Our expedition leader, Katja, overwintered a few times on the continent as an atmospheric chemist, drilling ice cores through ancient ice layers exposed by relentless winds in the dry valleys, reading millennia of atmospheric changes in the air bubbles they retained. She also used spare ice-core ice for her nightly whiskey. The cubes gently pop as they melt, apparently, releasing pressurized air from other ages into the glass. One of the loveliest ideas suggested smilingly by the guides, was that just by being in Antarctica – as the summer seas melted glacier-born icebergs from far inland and long ago – we were all breathing ancient air.

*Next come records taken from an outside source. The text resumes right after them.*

template <typename T> __device__ __forceinline__ uint16_t fz_digitize(const T* e, double inv_width, int nb, T x, int last_decimal) {
    int idx = (int)(((double)x - (double)e[0]) * inv_width);
    idx = idx < 0 ? 0 : (idx > nb ? nb : idx);
    while (idx > 0 && !(e[idx] <= x)) --idx;
    while (idx < nb && e[idx + 1] <= x) ++idx;
    if (!(e[0] <= x)) idx = -1;
    if (idx == nb && on_last_edge<T>(x, e[nb], last_decimal)) idx = nb - 1;
    return (idx >= 0 && idx < nb) ? (uint16_t)idx : (uint16_t)0xFFFF;
}
template <typename T>
__global__ __launch_bounds__(256) void nk_bin_fill_kernel(const T* __restrict__ aspect, int64_t n, const T* __restrict__ edges, int nb,
                                                          int last_decimal, const BinCacheRec* rec, nk_bin_t* __restrict__ bcache) {
    if (rec->fresh == 1) return;
    extern __shared__ __attribute__((aligned(16))) unsigned char fz_smem[];
    T* e = reinterpret_cast<T*>(fz_smem);
    for (int k = threadIdx.x; k <= nb; k += blockDim.x) e[k] = edges[k];
    __syncthreads();
    const double inv_width = (double)nb / ((double)e[nb] - (double)e[0]);
    for (int64_t p = (int64_t)blockIdx.x * blockDim.x + threadIdx.x; p < n; p += (int64_t)gridDim.x * blockDim.x)
        bcache[p] = nk_bin8(fz_digitize<T>(e, inv_width, nb, aspect[p], last_decimal));
}

template <typename T>
__global__ __launch_bounds__(256) void nk_sample_dh_kernel(const T* __restrict__ ref_m, const T* __restrict__ tba, NkGeom g, int64_t q0, int64_t n,
                                                           double invW, int64_t n_slots, T* __restrict__ s_d, SelReset reset) {
    if (reset.base) select_reset_slice(reset, (int64_t)blockIdx.x * blockDim.x + threadIdx.x, (int64_t)gridDim.x * blockDim.x);
    for (int64_t i = (int64_t)blockIdx.x * blockDim.x + threadIdx.x; i < n_slots; i += (int64_t)gridDim.x * blockDim.x) {
        const int64_t p = (sel_sampled_line(i >> SEL_LINE_LOG2) << SEL_LINE_LOG2) + (i & (SEL_LINE - 1));
        T out = (T)NAN;
        if (p < n) {
            const int64_t q = q0 + p;
            int64_t li, j;
            row_col(q, g.W, invW, li, j);
            const BiTap t = bi_locate(g, li + g.roff, j);
            const BiVals<T> tv = bi_load<T>(tba, t);
            T val;
            const bool in = bi_value<T>(g, tba, t, tv.a00, tv.a01, tv.a10, tv.a11, val);
            const T d = t_sub(ref_m[q], val);
            if (in && t_finite(d)) out = d;
        }
        s_d[i] = out;
    }
}

template <typename T>
__device__ __forceinline__ bool nk_vhat_of(uint64_t sample_count, typename KeyT<T>::type lo, typename KeyT<T>::type hi, T& vhat, T& delta) {
    typedef typename KeyT<T>::type K;
    if (sample_count == 0) { vhat = (T)0; delta = (T)0; return false; }
    const K mid = (K)(lo + (K)((K)(hi - lo) >> 1));
    const double vl = (double)val_of(lo), vh = (double)val_of(hi), vm = (double)val_of(mid);
    const double d = fmax(vm - vl, vh - vm);
    vhat = val_of(mid);
    T df = (T)(d * 1.000001 + 1e-300);
    if ((double)df < d * 1.0000005) df = (T)((double)df * 1.000001);
    delta = df;
    return (vl <= vm && vm <= vh) && t_finite((T)vl) && t_finite((T)vh);
}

The colours also present a uniquely comprehensible story of climate change. White ice melts into black sea, and it’s no great leap to understand how the effect compounds like bad debt. Dark seas absorb sunlight with the brutal efficiency of a black car on a hot day—while bright ice reflects it, like a sensible white car. As the world heats up, more white heat-protective ice melts into black heat-hungry ocean, until all the ice is melted and we’re left with only tepid seas.
Water
I had the uncomfortable feeling, visiting Antarctica for the first time, that we were on the wrong side. Like we were in the upside-down, ala HBO’s Stranger Things. Everything was shining light, to be fair, as we glided along the suspiciously mirror-like surface, but largely still and lifeless in relative terms. Whales, when we saw them, were sleeping, seals rested obesely on small bergs, penguins puttered about slow and grumpy on the shore, nesting or moulting or some other mildly embarrassing thing. All of the action was clearly happening beneath the surface.

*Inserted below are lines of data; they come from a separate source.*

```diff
diff --git a/deepglobalregistration_amd/ops.py b/deepglobalregistration_amd/ops.py
--- a/deepglobalregistration_amd/ops.py
+++ b/deepglobalregistration_amd/ops.py
@@ -1019,3 +1019,20 @@
     check(_lib.load().dgr_debug_smooth_l1(get_ctx(dev), ptr(X), ptr(Y), X.shape[0], float(quantization_size), ptr(out),
                                           stream_ptr(dev.index)))
     return out
+
+
+def debug_reduce_rows(y, ptr_rows, pos, n_dev, n_cap, shift=None, res=None, res_relu=False, out=None, planes=None,
+                      scales=None, out_relu=False, variant=2, num_cus=0):
+    dev = _dev(y)
+    width = y.shape[1]
+    for t, dt in ((y, torch.float32), (ptr_rows, torch.int32), (pos, torch.int32), (n_dev, torch.int32),
+                  (shift, torch.float32), (res, torch.float32), (out, torch.float32), (planes, torch.uint8),
+                  (scales, torch.float32)):
+        assert t is None or (t.dtype == dt and t.is_contiguous() and t.device == y.device), 'debug_reduce_rows: bad tensor'
+    assert out is None or (out.shape[0] >= n_cap and out.shape[1] == width)
+    assert planes is None or (planes.shape[0] >= n_cap and planes.shape[1] == 4 * width and scales.shape[0] >= n_cap)
+    assert res is None or res.shape[1] == width
+    check(_lib.load().dgr_debug_reduce_rows(get_ctx(dev), int(variant), ptr(y), int(width), ptr(ptr_rows), ptr(pos), ptr(n_dev),
+                                            int(n_cap), ptr(shift), ptr(res), width if res is not None else 0,
+                                            int(bool(res_relu)), ptr(out), width, ptr(planes), ptr(scales),
+                                            int(bool(out_relu)), int(num_cus), stream_ptr(dev.index)))
diff --git a/include/dgr_hip.h b/include/dgr_hip.h
--- a/include/dgr_hip.h
+++ b/include/dgr_hip.h
@@ -202,6 +202,11 @@
 int dgr_debug_conv_layer(dgr_ctx *ctx, dgr_net *net, int layer, const int32_t *coords, const float *in, int in_relu,
                          int64_t N, float *out, dgr_stream stream);
 
+int dgr_debug_reduce_rows(dgr_ctx *ctx, int variant, const float *y, int width, const int32_t *ptr, const int32_t *pos,
+                          const int32_t *n_dev, int64_t n_cap, const float *shift, const float *res, int res_ld,
+                          int res_relu, float *out, int out_ld, unsigned char *planes, float *scales, int out_relu,
+                          int num_cus, dgr_stream stream);
+
 #ifdef __cplusplus
 }
 #endif
```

The creatures we glimpsed were taking a break from that thick frantic life carrying on underneath us. One of the guides showed us a slide of what whales were doing down there for the hour or so we couldn’t see them. They dropped very deep and then from there surged upwards repeatedly in powerful leaps, swallowing krill with each surge. You might have seen the drama of whales doing that at the surface, which gives a sense of the bustling, various, violent submarine activity.
The highlight of the trip was when a humpback whale surfaced underneath the ship. We leaning over the side, where it was possible to look straight down and see the whale rising from deep below. The water that had looked so black was actually just perfectly clear, absorbing all the light like the black ice, and very deep. Seeing the whale come up from and break the surface did something to break the barrier between the worlds. Like the whale was dipping its car-sized head into the upside-down, and we were really looking up with the vivid sky of fish and water soaring above our heads.

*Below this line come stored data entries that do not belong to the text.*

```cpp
template <int F, int Z, bool RT = false> struct Impl {
    using N = Net<F, Z>;
    static bool matches(const bamd_handle *h) {
        if (h->L != 8) return false;
        if (RT) {
            for (int i = 1; i <= 7; ++i)
                if (i != 4 && h->dims[i] != N::dim(i)) return false;
            return h->dims[0] == h->dims[8] && h->dims[0] >= 1 && h->dims[0] <= F && h->dims[4] >= 1 && h->dims[4] <= Z;
        }
        for (int i = 0; i <= 8; ++i)
            if (h->dims[i] != N::dim(i)) return false;
        return true;
    }
    static constexpr int train_lds = (img_a_rows<N>() + kImgB) * kQS * (int)sizeof(float) + (train_bias_in_lds<N>() ? (N::bf_off(8) - N::bf_off(0)) * 16 : 0);
    static int fr(const bamd_handle *h) { return h->dims[0]; }
    static int zr(const bamd_handle *h) { return h->dims[4]; }
    static int setup(bamd_handle *h, FusedState *st) {
        static_assert(RT || N::bf_off(8) - N::bf_off(0) == kBiasF4, "bias fragment count");
        static_assert(train_lds <= 160 * 1024, "LDS of the training pair");
        int rc = build_maps<F, Z, true>(h, st);
        if (rc) return rc;
        BAMD_HIP(hipFuncSetAttribute((const void *)train_dec_kernel<F, Z, RT>, hipFuncAttributeMaxDynamicSharedMemorySize, train_lds));
        BAMD_HIP(hipFuncSetAttribute((const void *)train_enc_kernel<F, Z, RT>, hipFuncAttributeMaxDynamicSharedMemorySize, train_lds));
        return BAMD_OK;
    }
    static int encode(bamd_handle *h, const void *x, int x_dtype, int64_t n, const double *features, void *z, int z_dtype,
                      hipStream_t s) {
        constexpr int extra_lds = 0;
        if (F <= 64 && infer_pair()) {
            hipLaunchKernelGGL((infer2_kernel<F <= 64 ? F : 24, Z, K_ENCODE, RT>), dim3(infer_grid((n + 1) / 2)), dim3(256), 0, s,
                               (const v4 *)h->packed.p, x, x_dtype == BAMD_F64, n, features, z, z_dtype,
                               (const uint8_t *)nullptr, fr(h), zr(h));
            BAMD_HIP(hipGetLastError());
            return BAMD_OK;
        }
        hipLaunchKernelGGL((infer_kernel<F, Z, K_ENCODE, RT>), dim3(infer_grid(n)), dim3(256), extra_lds, s, (const v4 *)h->packed.p, x,
                           x_dtype == BAMD_F64, n, features, z, z_dtype, (const uint8_t *)nullptr, (double *)nullptr, fr(h), zr(h));
        BAMD_HIP(hipGetLastError());
        return BAMD_OK;
    }
    static int decode(bamd_handle *h, const void *z, int z_dtype, int64_t n, const double *features, const uint8_t *int_mask,
                      void *out, int out_dtype, hipStream_t s) {
        if (F <= 64 && infer_pair()) {
            hipLaunchKernelGGL((infer2_kernel<F <= 64 ? F : 24, Z, K_DECODE, RT>), dim3(infer_grid((n + 1) / 2)), dim3(256), 0, s,
                               (const v4 *)h->packed.p, z, z_dtype, n, features, out, out_dtype == BAMD_F64, int_mask, fr(h), zr(h));
            BAMD_HIP(hipGetLastError());
            return BAMD_OK;
        }
        hipLaunchKernelGGL((infer_kernel<F, Z, K_DECODE, RT>), dim3(infer_grid(n)), dim3(256), 0, s, (const v4 *)h->packed.p, z,
                           z_dtype, n, features, out, out_dtype == BAMD_F64, int_mask, (double *)nullptr, fr(h), zr(h));
        BAMD_HIP(hipGetLastError());
        return BAMD_OK;
    }
    static int forward_loss(bamd_handle *h, const void *x, int x_dtype, int64_t n, const double *features, void *recon,
                            int recon_dtype, double *loss_sum, hipStream_t s) {
        int grid = infer_grid(n);
        int rc = h->lossp.ensure(sizeof(double) * 1024);
        if (rc) return rc;
        hipLaunchKernelGGL((infer_kernel<F, Z, K_FORWARD, RT>), dim3(grid), dim3(256), 0, s, (const v4 *)h->packed.p, x,
                           x_dtype == BAMD_F64, n, features, recon, recon_dtype == BAMD_F64, (const uint8_t *)nullptr,
                           (double *)h->lossp.p, fr(h), zr(h));
        hipLaunchKernelGGL(sum_partials_fixed_k<double>, dim3(1), dim3(256), 0, s, (const double *)h->lossp.p, grid, 1.0 / fr(h), loss_sum, 0);
        BAMD_HIP(hipGetLastError());
        return BAMD_OK;
    }
    static int fwd_bwd(bamd_handle *h, const void *x, int x_dtype, int64_t n, const double *features, void *grads,
                       hipStream_t s) {
        FusedState *st = state_of(h);
        const int np = (int)h->nparams;
        if (n <= st->latency_max_rows) return small_batch(h, x, x_dtype, n, features, grads, nullptr, s);
        int64_t ngroups = (n + kRowsPerWG - 1) / kRowsPerWG;
        int grid = (int)(ngroups < st->nwg_max ? ngroups : st->nwg_max);
        int64_t tail_rows = 0;
        if (ngroups > grid && ngroups % grid != 0 && ngroups % grid <= 32 && st->tail_split) {
            const int64_t main_rows = (ngroups - ngroups % grid) * kRowsPerWG;
            tail_rows = n - main_rows;
            n = main_rows;
            ngroups -= ngroups % grid;
        }
        int rc = h->slabs.ensure((size_t)N::slab_f4() * 16 * (size_t)grid);
        if (rc) return rc;
        rc = st->dz.ensure((size_t)(ngroups + grid) * kRowsPerWG * (kSplit == 2 ? 7 * 64 : 64));
        if (rc) return rc;
        hipLaunchKernelGGL((train_dec_kernel<F, Z, RT>), dim3(grid), dim3(256), train_lds, s, (const v4 *)h->packed.p, x,
                           x_dtype == BAMD_F64, n, features, (v4 *)h->slabs.p, (v4 *)st->dz.p, fr(h), zr(h));
        hipLaunchKernelGGL((train_enc_kernel<F, Z, RT>), dim3(grid), dim3(256), train_lds, s, (const v4 *)h->packed.p, x,
                           x_dtype == BAMD_F64, n, features, (v4 *)h->slabs.p, (const v4 *)st->dz.p, fr(h), zr(h));
        hipLaunchKernelGGL(reduce_slabs_k<float>, dim3(N::slab_off(N::L) + 1), dim3(256), 0, s, (const v4 *)h->slabs.p, grid,
                           N::slab_off(N::L), (const int *)st->slab_map.p, np, 1.0 / fr(h), (float *)grads);
        BAMD_HIP(hipGetLastError());
        if (tail_rows > 0) {
            const char *xt = (const char *)x + (size_t)n * fr(h) * dtype_bytes(x_dtype);
            return small_batch(h, xt, x_dtype, tail_rows, features, grads, nullptr, s, true);
        }
        return BAMD_OK;
    }
    static int small_batch(bamd_handle *h, const void *x, int x_dtype, int64_t n, const double *features, void *grads,
                           const AdamArgs *ad, hipStream_t s, bool accumulate = false) {
        FusedState *st = state_of(h);
        const int nblk = (int)((n + 15) / 16);
        constexpr size_t img_bytes = (size_t)Lat<N>::z_off(N::L) * kImgStride * sizeof(float);
        int rc = st->imgs.ensure(img_bytes * (size_t)nblk);
        if (rc) return rc;
        rc = h->lossp.ensure(sizeof(double) * (size_t)(4 * nblk > 1024 ? 4 * nblk : 1024));
        if (rc) return rc;
        int nloss = nblk;
        bool four_row = false;
        if constexpr (!RT) {
            if (n <= st->lat4_max_rows) {
                four_row = true;
                nloss = 4 * nblk;
                hipLaunchKernelGGL((lat4_chain_kernel<F, Z, RT>), dim3(4 * nblk), dim3(256), 0, s, (const v4 *)h->packed.p + N::l4_off(),
                                   (const float *)h->params.p, x, x_dtype == BAMD_F64, n, features, (float *)st->imgs.p, (double *)h->lossp.p,
                                   fr(h), zr(h));
            }
        }
        if (!four_row)
            hipLaunchKernelGGL((lat2_chain_kernel<F, Z, 4, RT>), dim3(nblk), dim3(256), 0, s, (const v4 *)h->packed.p, x,
                               x_dtype == BAMD_F64, n, features, (float *)st->imgs.p, (double *)h->lossp.p, fr(h), zr(h));
        const dim3 grid(8 * ((N::slab_off(N::L) + 1 + 7) / 8));
        const int nsplit = nblk >= 512 ? 4 : 1;
        float *part = nullptr;
        if (nsplit > 1) {
            rc = st->dwpart.ensure((size_t)(N::slab_off(N::L) + 1) * nsplit * 256 * sizeof(float));
            if (rc) return rc;
            part = (float *)st->dwpart.p;
        }
        auto launch = [&](auto mode, const AdamArgs &aa) {
            constexpr int M = decltype(mode)::value;
            if (nsplit > 1) {
                hipLaunchKernelGGL((lat2_dw_kernel<N, M>), dim3(grid.x, nsplit), dim3(256), 0, s, (const float *)st->imgs.p, nblk,
                                   (const double *)h->lossp.p, nloss, (const int *)st->slab_map.p, (float *)grads, aa, part, nsplit, 1, (int)h->nparams, 1.0 / fr(h));
                hipLaunchKernelGGL((lat2_dw_kernel<N, M>), grid, dim3(256), 0, s, (const float *)st->imgs.p, nblk,
                                   (const double *)h->lossp.p, nloss, (const int *)st->slab_map.p, (float *)grads, aa, part, nsplit, 2, (int)h->nparams, 1.0 / fr(h));
            } else
                hipLaunchKernelGGL((lat2_dw_kernel<N, M>), grid, dim3(256), 0, s, (const float *)st->imgs.p, nblk,
                                   (const double *)h->lossp.p, nloss, (const int *)st->slab_map.p, (float *)grads, aa, part, 1, 0, (int)h->nparams, 1.0 / fr(h));
        };
        if (ad) launch(std::integral_constant<int, DW_ADAM>{}, *ad);
        else if (accumulate) launch(std::integral_constant<int, DW_ACCUM>{}, AdamArgs{});
        else launch(std::integral_constant<int, DW_WRITE>{}, AdamArgs{});
        BAMD_HIP(hipGetLastError());
        return BAMD_OK;
    }
    static int train_step(bamd_handle *h, const void *x, int x_dtype, int64_t n, const double *features, void *grads,
                          const AdamArgs &ad, hipStream_t s) {
        FusedState *st = state_of(h);
        if (n > st->latency_max_rows) return BAMD_ERR_UNSUPPORTED;
        return small_batch(h, x, x_dtype, n, features, grads, &ad, s);
    }
    static const FusedOps *ops() {
        static const FusedOps o = {setup, encode, decode, forward_loss, fwd_bwd, train_step};
        return &o;
    }
};

template <int F, int Z, bool SMALL = true> struct ImplInferClass {
    using B = Impl<F, Z, true>;
    static_assert(F % 16 == 15 && Z % 16 == 15 && (F <= 127 || !SMALL), "class widths are 16 T - 1; the small-batch chain takes up to 8 input tiles");
    static bool matches(const bamd_handle *h) { return B::matches(h); }
    static int setup(bamd_handle *h, FusedState *st) { return build_maps<F, Z, SMALL>(h, st); }
    static int fwd_bwd(bamd_handle *h, const void *x, int x_dtype, int64_t n, const double *features, void *grads, hipStream_t s) {
        if constexpr (SMALL) {
            if (n <= state_of(h)->latency_max_rows) return B::small_batch(h, x, x_dtype, n, features, grads, nullptr, s);
            const char *ce = getenv("BALER_AMD_CLASS_CHUNK_ROWS");
            const int64_t chunk = ce ? atoll(ce) : 65536;
            if (chunk >= 16) {
                const size_t row_bytes = (size_t)B::fr(h) * dtype_bytes(x_dtype);
                const int64_t ck = chunk & ~(int64_t)15;
                for (int64_t r0 = 0; r0 < n; r0 += ck) {
// ... 762 lines not shown
```

Baseline: 298.4 million.

## Split training kernels into producer and weight-gradient consumer wave roles

```diff
diff --git a/baler_amd/csrc/fused.hip b/baler_amd/csrc/fused.hip
--- a/baler_amd/csrc/fused.hip
+++ b/baler_amd/csrc/fused.hip
@@ -2200,6 +2200,30 @@
     }
 }
 
+template <int D>
+__device__ __forceinline__ void lrelu_bwd_img(v4 (&d)[tiles(D)], const float *__restrict__ q, int lane, int wave) {
+    constexpr int T = tiles(D) - 1, V = D - 16 * T, R1 = V / 4, G1 = V % 4;
+    typedef const float __attribute__((address_space(3))) *lds_cf;
+    const int col = 16 * wave + (lane & 15), g = lane >> 4;
+    lds_cf p[4];
+#pragma unroll
+    for (int r = 0; r < 4; ++r) {
+        p[r] = (lds_cf)q + ((4 * g + r) * kQS + col);
+        asm volatile("" : "+v"(p[r]));
+    }
+#pragma unroll
+    for (int t = 0; t < tiles(D); ++t) {
+        v4 sl;
+#pragma unroll
+        for (int r = 0; r < 4; ++r) {
+            float y = p[r][t * 16 * kQS];
+            if (t == T && r == R1) y = g == G1 ? 0.f : y;
+            sl[r] = y > 0.f ? 1.0f : 0.01f;
+        }
+        d[t] = d[t] * sl;
+    }
+}
+
 template <class N, int l> struct DW {
     static constexpr int NT = tiles(N::dim(l + 1)), KT = tiles(N::dim(l) + 1), TOT = NT * KT, T = (TOT + 3) / 4;
     static constexpr int rows_x = 16 * KT, rows_dz = 16 * NT;
@@ -2531,6 +2555,197 @@
     dw_flush<N, 1>(slab, g1, lane, wave); dw_flush<N, 0>(slab, g0, lane, wave);
 }
 
+#endif
+
+#if BAMD_SPLIT == 2
+template <int F, int Z, bool RT = false>
+__global__ void __launch_bounds__(512) train_dec_roles_kernel(const v4 *packed, const void *__restrict__ xin, int in_f64,
+                                                              int64_t n, const double *__restrict__ feats, v4 *__restrict__ slabs,
+                                                              v4 *__restrict__ dz_out, int fr, int zr) {
+    using N = Net<F, Z>;
+    using S = StreamTrainDec<N>;
+    constexpr int kImgA = img_a_rows<N>();
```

Later other creatures leapt up at this perpendicular angle to our vision, with similar shattering effect: a school of dusky dolphins who surfed the bow wave as we entered the bay back in Ushuaia, and, to my ongoing disbelief, as three orcas on our second last day in Antarctica, who’d been spotted in the distance but—who has this kind of luck?—came right up to the ship.
Antarctica: you might have thought of it as a bleak, beautiful but largely useless continent. James Cook, the first European to see the ice, was intensely uninspired. He wrote with bitter disappointment, that it had “been rashness in me to have risqued all that had been done during the voyage, in discovering and exploring a coast, which, when discovered and explored, would have answered no end whatever”. Similarly, much geopolitical history of the region sounds like pompous arguing over pointless territory, but I wonder how much of that has been disingenuous, because, as became viscerally obvious on visiting, the land is not what matters here. It’s all about the sea.